The word "true" may appear in some lines of the data; copy every such line.

*****

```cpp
typedef struct {
    int32_t B, L, n_mod;
    const float* g_mu; const float* g_lv;
    const float* dz; const float* dz2; const float* dz3; int64_t lddz;
    const float* eps; const float* logvar;
    float* d_heads; int64_t ld_heads;
    float* d_table; const int64_t* site; int32_t S;
    void* d_heads_lp; int64_t ld_heads_lp;
    int32_t table_copies;
} mmvae_fuse_bwd_args;
#define MMVAE_TABLE_COPIES 8
int mmvae_fuse_reparam_bwd(const mmvae_fuse_bwd_args* args, void* stream);

typedef struct {
    int32_t B, A, D, S, L;
    const float* recon_a; const void* a; int64_t ld_ra, ld_a;
    const float* recon_b; const void* b; int64_t ld_rb, ld_b;
    const float* logits; int64_t ld_logits; const int64_t* site; const float* class_weights;
    const float* mu; const float* logvar;
    float beta, gamma;
    double* sums;
    void* g_a; int32_t g_a_dtype; int64_t ld_ga;
    void* g_b; int32_t g_b_dtype; int64_t ld_gb; int32_t grad_b_wrt_logit;
    float* g_c; int64_t ld_gc;
    float* g_mu; float* g_lv;
    const float* beta_gamma_dev;
    int32_t a_dtype, b_dtype;
} mmvae_loss_args;
int mmvae_vae_loss(const mmvae_loss_args* args, void* stream);
// ... 33 lines not shown
```

### vae-los-angeles_amd/csrc/common.h

```cpp
#pragma once
#include <hip/hip_runtime.h>
#include <stdint.h>
#include "mmvae_hip.h"

namespace mm {

typedef __bf16 bf16;
typedef __attribute__((ext_vector_type(8))) __bf16 bf16x8;
typedef __attribute__((ext_vector_type(4))) __bf16 bf16x4;
typedef __attribute__((ext_vector_type(4))) float f32x4;
typedef __attribute__((ext_vector_type(2))) float f32x2;
typedef __attribute__((ext_vector_type(4))) short s16x4;

constexpr int WAVE = 64;
constexpr int TILE = 128;
constexpr int NTHREADS = 256;
constexpr int ROW_BYTES = 128;

template <typename CT> struct Mma;

template <> struct Mma<bf16> {
    static constexpr int EPC = 8;
    static constexpr int KSTEP = 32;
    typedef bf16x8 frag;
// ... 123 lines not shown
#define STAMP_BUFFER(name)
#define STAMP_ENTRY()
#endif


struct Tuning {
    int nt_wide_min_m = 256 * 128;
    int nt2_on = 1;
    long split_bytes = 1L << 32;
    long block_bytes = 1L << 31;
    int tn_wide_on = 1;
    int bnbwd_stream = 1;
    int relu_stream = 1;
    int ntp_on = 1;
    int ntp_min_m = 16384;
};
inline Tuning g_tuning;

constexpr int NOT_TAKEN = 1 << 30;

template <auto Kernel, typename... Args>
inline int launch_lds(dim3 grid, dim3 block, int lds, hipStream_t st, const Args&... args) {
    static bool attr_done = false;
    if (!attr_done) {
        hipError_t e = hipFuncSetAttribute((const void*)Kernel, hipFuncAttributeMaxDynamicSharedMemorySize, lds);
        if (e != hipSuccess) return (int)e;
        attr_done = true;
    }
    hipLaunchKernelGGL(Kernel, grid, block, lds, st, args...);
    return (int)hipGetLastError();
// ... 49 lines not shown
```

### vae-los-angeles_amd/csrc/elementwise.hip

```cpp
#include <vector>
#include "common.h"
#include "mmvae_hip.h"

namespace mm {

__global__ __launch_bounds__(256) void prep_weights_kernel(const mmvae_prep_item* __restrict__ items) {
    const mmvae_prep_item it = items[blockIdx.y];
    __shared__ float tile[32][33];
    const int tx = threadIdx.x & 31, ty = threadIdx.x >> 5;
    const int tiles_c = (it.dst_cols + 31) / 32, tiles_r = (it.dst_rows + 31) / 32;
    auto put = [&](int r, int c, float v) {
        if (it.dst_dtype == MMVAE_BF16) ((bf16*)it.dst)[(long)r * it.dst_ld + c] = (bf16)v;
        else ((float*)it.dst)[(long)r * it.dst_ld + c] = v;
    };
    for (int t = blockIdx.x; t < tiles_r * tiles_c; t += gridDim.x) {
        const int tr = t / tiles_c, tc = t - tr * tiles_c;
        if (it.transpose) {
#pragma unroll
            for (int k = 0; k < 4; ++k) {
                const int sr = tc * 32 + ty + 8 * k, sc = tr * 32 + tx;
                tile[ty + 8 * k][tx] = (sr < it.src_rows && sc < it.src_cols) ? it.src[(long)sr * it.src_ld + sc] : 0.f;
            }
            __syncthreads();
#pragma unroll
// ... 189 lines not shown
    const float inv_n = 1.f / (float)a.n_mod;
    for (long i = (long)blockIdx.x * blockDim.x + threadIdx.x; i < total; i += (long)gridDim.x * blockDim.x) {
        const int b = (int)(i / a.ldz), l = (int)(i % a.ldz);
        ZT* zp = (ZT*)a.z + i;
        if (l >= a.L) { *zp = from_f32<ZT>(0.f); continue; }
        float mu = 0.f, lv = 0.f;
        if (a.heads_a) { mu += a.heads_a[(long)b * a.ld_heads + l]; lv += a.heads_a[(long)b * a.ld_heads + a.L + l]; }
        if (a.heads_b) { mu += a.heads_b[(long)b * a.ld_heads + l]; lv += a.heads_b[(long)b * a.ld_heads + a.L + l]; }
        if (a.table) {
            const long s = a.site[b];
            const bool ok = s >= 0 && s < a.S;
            const long sc = ok ? s : 0;
            const float bad = ok ? 0.f : __builtin_nanf("");
            mu += a.table[sc * 2 * a.L + l] + bad; lv += a.table[sc * 2 * a.L + a.L + l] + bad;
        }
        if (a.n_mod > 1) { mu *= inv_n; lv *= inv_n; }
        a.mu[(long)b * a.L + l] = mu; a.logvar[(long)b * a.L + l] = lv;
        *zp = from_f32<ZT>(mu + a.eps[(long)b * a.L + l] * expf(0.5f * lv));
    }
}

__global__ __launch_bounds__(256) void fuse_bwd_kernel(mmvae_fuse_bwd_args a, int rows_per_block, int use_lds) {
    extern __shared__ float sT[];
    const int L2 = 2 * a.L;
    if (use_lds) { for (int i = threadIdx.x; i < a.S * L2; i += blockDim.x) sT[i] = 0.f; __syncthreads(); }
    const int b0 = blockIdx.x * rows_per_block, b1 = min(a.B, b0 + rows_per_block);
    float* dtab = a.d_table ? a.d_table + (long)(blockIdx.x % (a.table_copies > 0 ? a.table_copies : 1)) * a.S * L2 : nullptr;
    const float inv_n = 1.f / (float)a.n_mod;
    constexpr int U = 4;
    const long iend = (long)b1 * a.L;
    for (long i0 = (long)b0 * a.L + threadIdx.x; i0 < iend; i0 += (long)U * blockDim.x) {
        float dz[U], gm[U], gl[U], ep[U], lv[U];
        int bb[U], ll[U];
// ... 772 lines not shown
```

### vae-los-angeles_amd/csrc/gemm_nt.hip

```cpp
#include "common.h"
#include "mmvae_hip.h"
#include "gemm_src.h"
#include "gemm_nt_epi.h"
#include "gemm_nt2.h"

namespace mm {

STAMP_BUFFER(nt)

__device__ __forceinline__ int swz(int row, int chunk) { return row * ROW_BYTES + ((chunk ^ (row & 7)) << 4); }

template <int WN> struct NtLds {
    static constexpr int BUF = (TILE + 64 * WN) * ROW_BYTES;
    static constexpr int STAGE = 2 * BUF;
    static constexpr int ECOL = STAGE + 4096 + 4 * 64 * WN * 4;
    static constexpr int TOTAL = ECOL + 8 * 64 * WN * 4;
};

template <typename CT, typename Src, typename Epi, int WN>
__global__ __launch_bounds__(128 * WN, 2)
void gemm_nt_kernel(Src src, const CT* __restrict__ W, long ldw, int M, int N, int K, int gx, int gy, Epi epi)
{
    constexpr int EPC = Mma<CT>::EPC;
    constexpr int BK = ROW_BYTES / (int)sizeof(CT);
// ... 245 lines not shown
                                    return launch_nt2<EpiLoss<MODE, VT, TT>, 2>(src.p, src.lda, a->w, a->ldw, a->M, a->N, a->K, e, st); }
#define MM_LOSS_VT(MODE, TT) { if (vt == 4) MM_LOSS_EPI(MODE, 4, TT) if (vt == 2) MM_LOSS_EPI(MODE, 2, TT) MM_LOSS_EPI(MODE, 1, TT) }
            if (h16) { if (mse) MM_LOSS_VT(0, bf16) MM_LOSS_VT(1, bf16) }
            if (mse) MM_LOSS_VT(0, float)
            MM_LOSS_VT(1, float)
#undef MM_LOSS_VT
#undef MM_LOSS_EPI
        }
        return MMVAE_ERR_ARG;
    }
    }
    return MMVAE_ERR_ARG;
}

BnFin bn_fin_of(const mmvae_gemm_nt_args* a) {
    BnFin f;
    if (!a->pro_finalize) return f;
    const mmvae_bn_finalize_args* b = (const mmvae_bn_finalize_args*)a->pro_finalize;
    f.sum = b->sum; f.sumsq = b->sumsq; f.gamma = b->gamma; f.beta = b->beta; f.eps = b->eps; f.momentum = b->momentum;
    f.running_mean = b->running_mean; f.running_var = b->running_var; f.nbt = (long long*)b->num_batches_tracked;
    f.mean = b->mean; f.rstd = b->rstd; f.scale = b->scale; f.shift = b->shift; f.M = b->M;
    return f;
}
static bool bn_fin_ok(const mmvae_gemm_nt_args* a) {
    if (!a->pro_finalize) return true;
    const mmvae_bn_finalize_args* b = (const mmvae_bn_finalize_args*)a->pro_finalize;
    return a->prologue == MMVAE_PRO_BN_RELU_DROP && b->N == a->K && b->M >= 2 && b->sum && b->sumsq && b->gamma && b->beta && b->mean && b->rstd && b->scale && b->shift;
}

template <typename CT>
static int dispatch_src(const mmvae_gemm_nt_args* a, hipStream_t st) {
    constexpr int EPC = Mma<CT>::EPC;
    if (a->prologue == MMVAE_PRO_BN_RELU_DROP) {
        if ((a->a_dtype == MMVAE_BF16) != (sizeof(CT) == 2)) return MMVAE_ERR_DTYPE;
        if (a->K > 512 || a->lda % EPC || ((uintptr_t)a->a & 15) || (!a->pro_finalize && (!a->pro_scale || !a->pro_shift))) return MMVAE_ERR_ARG;
        if (a->pro_mask && (a->ld_pro_mask % 4 || ((uintptr_t)a->pro_mask & 3))) return MMVAE_ERR_ARG;
        SrcBnReluDrop<CT> s{(const CT*)a->a, a->lda, a->M, a->K, a->pro_scale, a->pro_shift, a->pro_mask, a->ld_pro_mask, a->pro_inv_keep, bn_fin_of(a)};
// ... 15 lines not shown
extern "C" int mmvae_set_tuning(int32_t key, int32_t value) {
    mm::Tuning& t = mm::g_tuning;
    switch (key) {
    case 0: t.nt_wide_min_m = value; return 0;
    case 2: t.nt2_on = value; return 0;
    case 3:
        if (value != 0 && (value < 17 || value > 32)) return MMVAE_ERR_ARG;
        t.split_bytes = value ? 1L << value : mm::Tuning{}.split_bytes;
        t.block_bytes = t.split_bytes / 2;
        return 0;
    case 4: t.tn_wide_on = value; return 0;
    case 6: t.bnbwd_stream = value; return 0;
    case 7: t.relu_stream = value; return 0;
    case 8: t.ntp_on = value; return 0;
    case 9: t.ntp_min_m = value; return 0;
    }
    return MMVAE_ERR_ARG;
}

extern "C" int mmvae_gemm_nt(const mmvae_gemm_nt_args* a, void* stream) {
    if (!a || !a->a || !a->w || (!a->c && !(a->epilogue == MMVAE_EPI_BN_BWD && a->bn_phase == 0))) return MMVAE_ERR_ARG;
    if (a->M <= 0 || a->N <= 0 || a->K <= 0) return MMVAE_ERR_ARG;
    if (a->ldw % 64 || ((uintptr_t)a->w & 15)) return MMVAE_ERR_ARG;
    const long lim = 1L << 32;
    if (((long)a->N + 256) * a->ldw * 4 >= lim) return MMVAE_ERR_ARG;
    const long a_row = (long)a->lda * (a->a_dtype == MMVAE_BF16 ? 2 : 4);
    long row_bytes = a_row > (long)a->ld_pro_mask ? a_row : (long)a->ld_pro_mask;
    if (!mm::bn_fin_ok(a)) return MMVAE_ERR_ARG;
    if (mm::needs_row_blocks(a->M, row_bytes)) {
        if (a->pro_finalize || a->pro_out) return MMVAE_ERR_ARG;
// ... 23 lines not shown
```

### vae-los-angeles_amd/csrc/gemm_src.h

```cpp
#pragma once
#include "common.h"

namespace mm {

template <typename AT, int EPC> struct RawVec;
template <> struct RawVec<bf16, 8> {
    bf16x8 v;
    __device__ __forceinline__ float get(int i) const { return (float)v[i]; }
};
template <int EPC> struct RawVec<float, EPC> {
    float v[EPC];
    __device__ __forceinline__ float get(int i) const { return v[i]; }
};

template <int EPC, int VEC>
__device__ __forceinline__ void load_chunk_f32(RawVec<float, EPC>& r, const float* p, unsigned row_off, int k, int K) {
#pragma unroll
    for (int j = 0; j < EPC; j += VEC) VLoad<float, VEC>::ld(p + (row_off + (unsigned)min(k + j, K - VEC)), &r.v[j]);
}

template <typename CT, typename AT, int VEC>
struct SrcPlain {
    static constexpr int EPC = Mma<CT>::EPC;
    static constexpr bool NEEDS_AUX = false;
// ... 66 lines not shown
        if (var < 0.0) var = 0.0;
        const float rs = (float)(1.0 / sqrt(var + (double)eps));
        sc = gamma[i] * rs; sh = beta[i] - (float)mean_ * sc;
        if (first_wg) {
            mean[i] = (float)mean_; rstd[i] = rs; scale[i] = sc; shift[i] = sh;
            if (running_mean) {
                running_mean[i] = (1.f - momentum) * running_mean[i] + momentum * (float)mean_;
                const double unbiased = var * ((double)M / (double)(M - 1));
                running_var[i] = (1.f - momentum) * running_var[i] + momentum * (float)unbiased;
            }
            if (i == 0 && nbt) *nbt += 1;
        }
    }
};

template <typename CT>
struct SrcBnReluDrop {
    static constexpr int EPC = Mma<CT>::EPC;
    static constexpr bool NEEDS_AUX = true;
    static constexpr bool PAD_TAIL = false;
    const CT* y; long ldy; int M, K;
    const float* scale; const float* shift;
    const uint8_t* mask; long ldm; float inv_keep;
    BnFin fin = BnFin{};
    struct Raw { RawVec<CT, EPC> y; uint32_t m[EPC / 4]; };
    __device__ __forceinline__ void init(float* aux, int tid, int) const {
        if (fin.sum) {
            const bool first_wg = (blockIdx.x | blockIdx.y | blockIdx.z) == 0;
            for (int i = tid; i < K; i += NTHREADS) { float sc, sh; fin.column(i, first_wg, sc, sh); aux[i] = sc * inv_keep; aux[512 + i] = sh * inv_keep; }
            return;
// ... 84 lines not shown
```

### vae-los-angeles_amd/mmvae/_lib.py

```python
import ctypes as C
import os

_HERE = os.path.dirname(os.path.abspath(__file__))
LIB_PATH = os.environ.get("MMVAE_LIB_PATH") or os.path.join(_HERE, "libmmvae_hip.so")
ABI_VERSION = 20

F32, BF16 = 0, 1
PREC_F32, PREC_BF16 = 0, 1
PRO_NONE, PRO_BN_RELU_DROP, PRO_BN_BWD_APPLY = 0, 1, 2
TABLE_COPIES = 8
EPI_STORE, EPI_RELU_MASK, EPI_BN_BWD, EPI_LOSS_MSE, EPI_LOSS_BCE_LOGIT = 0, 1, 2, 3, 4
ACT_NONE, ACT_RELU, ACT_SIGMOID = 0, 1, 2
TILE = 128
TN_GROUP_MAX = 8
CTR_COPIES = 16384

i32, i64, f32, vp = C.c_int32, C.c_int64, C.c_float, C.c_void_p


class PrepItem(C.Structure):
    _fields_ = [("src", vp), ("dst", vp), ("src_rows", i32), ("src_cols", i32), ("src_ld", i64),
                ("dst_rows", i32), ("dst_cols", i32), ("dst_ld", i64), ("transpose", i32), ("dst_dtype", i32)]


# ... 38 lines not shown


class BnBwdFinalizeArgs(C.Structure):
    _fields_ = [("M", i32), ("N", i32), ("sum_d", vp), ("sum_dx", vp),
                ("gamma", vp), ("rstd", vp), ("dgamma", vp), ("dbeta", vp), ("coef", vp), ("eval_mode", i32)]


class FuseFwdArgs(C.Structure):
    _fields_ = [("B", i32), ("L", i32), ("n_mod", i32),
                ("heads_a", vp), ("heads_b", vp), ("ld_heads", i64),
                ("table", vp), ("site", vp), ("S", i32),
                ("eps", vp), ("mu", vp), ("logvar", vp),
                ("z", vp), ("z_dtype", i32), ("ldz", i64)]


class FuseBwdArgs(C.Structure):
    _fields_ = [("B", i32), ("L", i32), ("n_mod", i32),
                ("g_mu", vp), ("g_lv", vp), ("dz", vp), ("dz2", vp), ("dz3", vp), ("lddz", i64),
                ("eps", vp), ("logvar", vp),
                ("d_heads", vp), ("ld_heads", i64),
                ("d_table", vp), ("site", vp), ("S", i32), ("d_heads_lp", vp), ("ld_heads_lp", i64), ("table_copies", i32)]


class LossArgs(C.Structure):
    _fields_ = [("B", i32), ("A", i32), ("D", i32), ("S", i32), ("L", i32),
                ("recon_a", vp), ("a", vp), ("ld_ra", i64), ("ld_a", i64),
                ("recon_b", vp), ("b", vp), ("ld_rb", i64), ("ld_b", i64),
                ("logits", vp), ("ld_logits", i64), ("site", vp), ("class_weights", vp),
                ("mu", vp), ("logvar", vp),
                ("beta", f32), ("gamma", f32),
# ... 15 lines not shown
_SIGNATURES = {
    "mmvae_set_tuning": [i32, i32],
    "mmvae_prep_weights": [vp, i32, vp],
    "mmvae_gemm_nt": [C.POINTER(GemmNtArgs), vp],
    "mmvae_gemm_tn": [C.POINTER(GemmTnArgs), vp],
    "mmvae_gemm_tn_group": [vp, i32, vp],
    "mmvae_bn_finalize": [C.POINTER(BnFinalizeArgs), vp],
    "mmvae_bn_eval_coeffs": [i32, vp, vp, vp, vp, f32, vp, vp, vp, vp, vp],
    "mmvae_bn_bwd_finalize": [C.POINTER(BnBwdFinalizeArgs), vp],
    "mmvae_bn_bwd_apply": [i32, i32, i32, vp, i64, vp, i64, vp, vp, vp, vp],
    "mmvae_bn_bwd_finalize_apply": [i32, i32, i32, vp, i64, vp, i64, vp, vp, vp, vp, vp, vp, vp, i32, vp],
    "mmvae_embed_table_fwd": [i32, i32, i32, vp, vp, vp, vp, vp, vp, vp],
    "mmvae_embed_table_bwd": [i32, i32, i32, vp, vp, vp, vp, i32, vp, vp, vp, vp, vp, vp],
    "mmvae_fuse_reparam_fwd": [C.POINTER(FuseFwdArgs), vp],
    "mmvae_fuse_reparam_bwd": [C.POINTER(FuseBwdArgs), vp],
    "mmvae_vae_loss": [C.POINTER(LossArgs), vp],
    "mmvae_loss_finalize": [vp, f32, f32, vp, vp, vp],
    "mmvae_gather_rows": [vp, i32, vp, i32, i64, vp],
    "mmvae_rows_to_bf16": [vp, i32, i64, vp, i64, i32, i32, vp],
    "mmvae_sigmoid_bwd": [i32, i32, vp, i64, vp, i64, vp, i32, i64, vp],
    "mmvae_scale_if_needed": [vp, i32, i64, vp, vp],
    "mmvae_scale_many": [C.POINTER(ScaleItem), i32, vp, vp],
    "mmvae_noise": [vp, i64, f32, vp, i64, C.c_uint64, C.c_uint64, vp, i32, vp],
    "mmvae_counter_add": [vp, C.c_uint64, vp],
    "mmvae_adamw_step": [vp, i32, f32, f32, f32, f32, f32, f32, f32, i32, vp, i32, vp, vp],
}
EXPORTED = ["mmvae_abi_version"] + sorted(_SIGNATURES)

_lib = None

# ... 37 lines not shown
```

### vae-los-angeles_amd/mmvae/engine.py

```python
import os
from dataclasses import dataclass
from typing import NamedTuple, Optional

import torch
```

*****

The answer:
        attr_done = true;
    if (!a->pro_finalize) return true;
    static constexpr bool NEEDS_AUX = true;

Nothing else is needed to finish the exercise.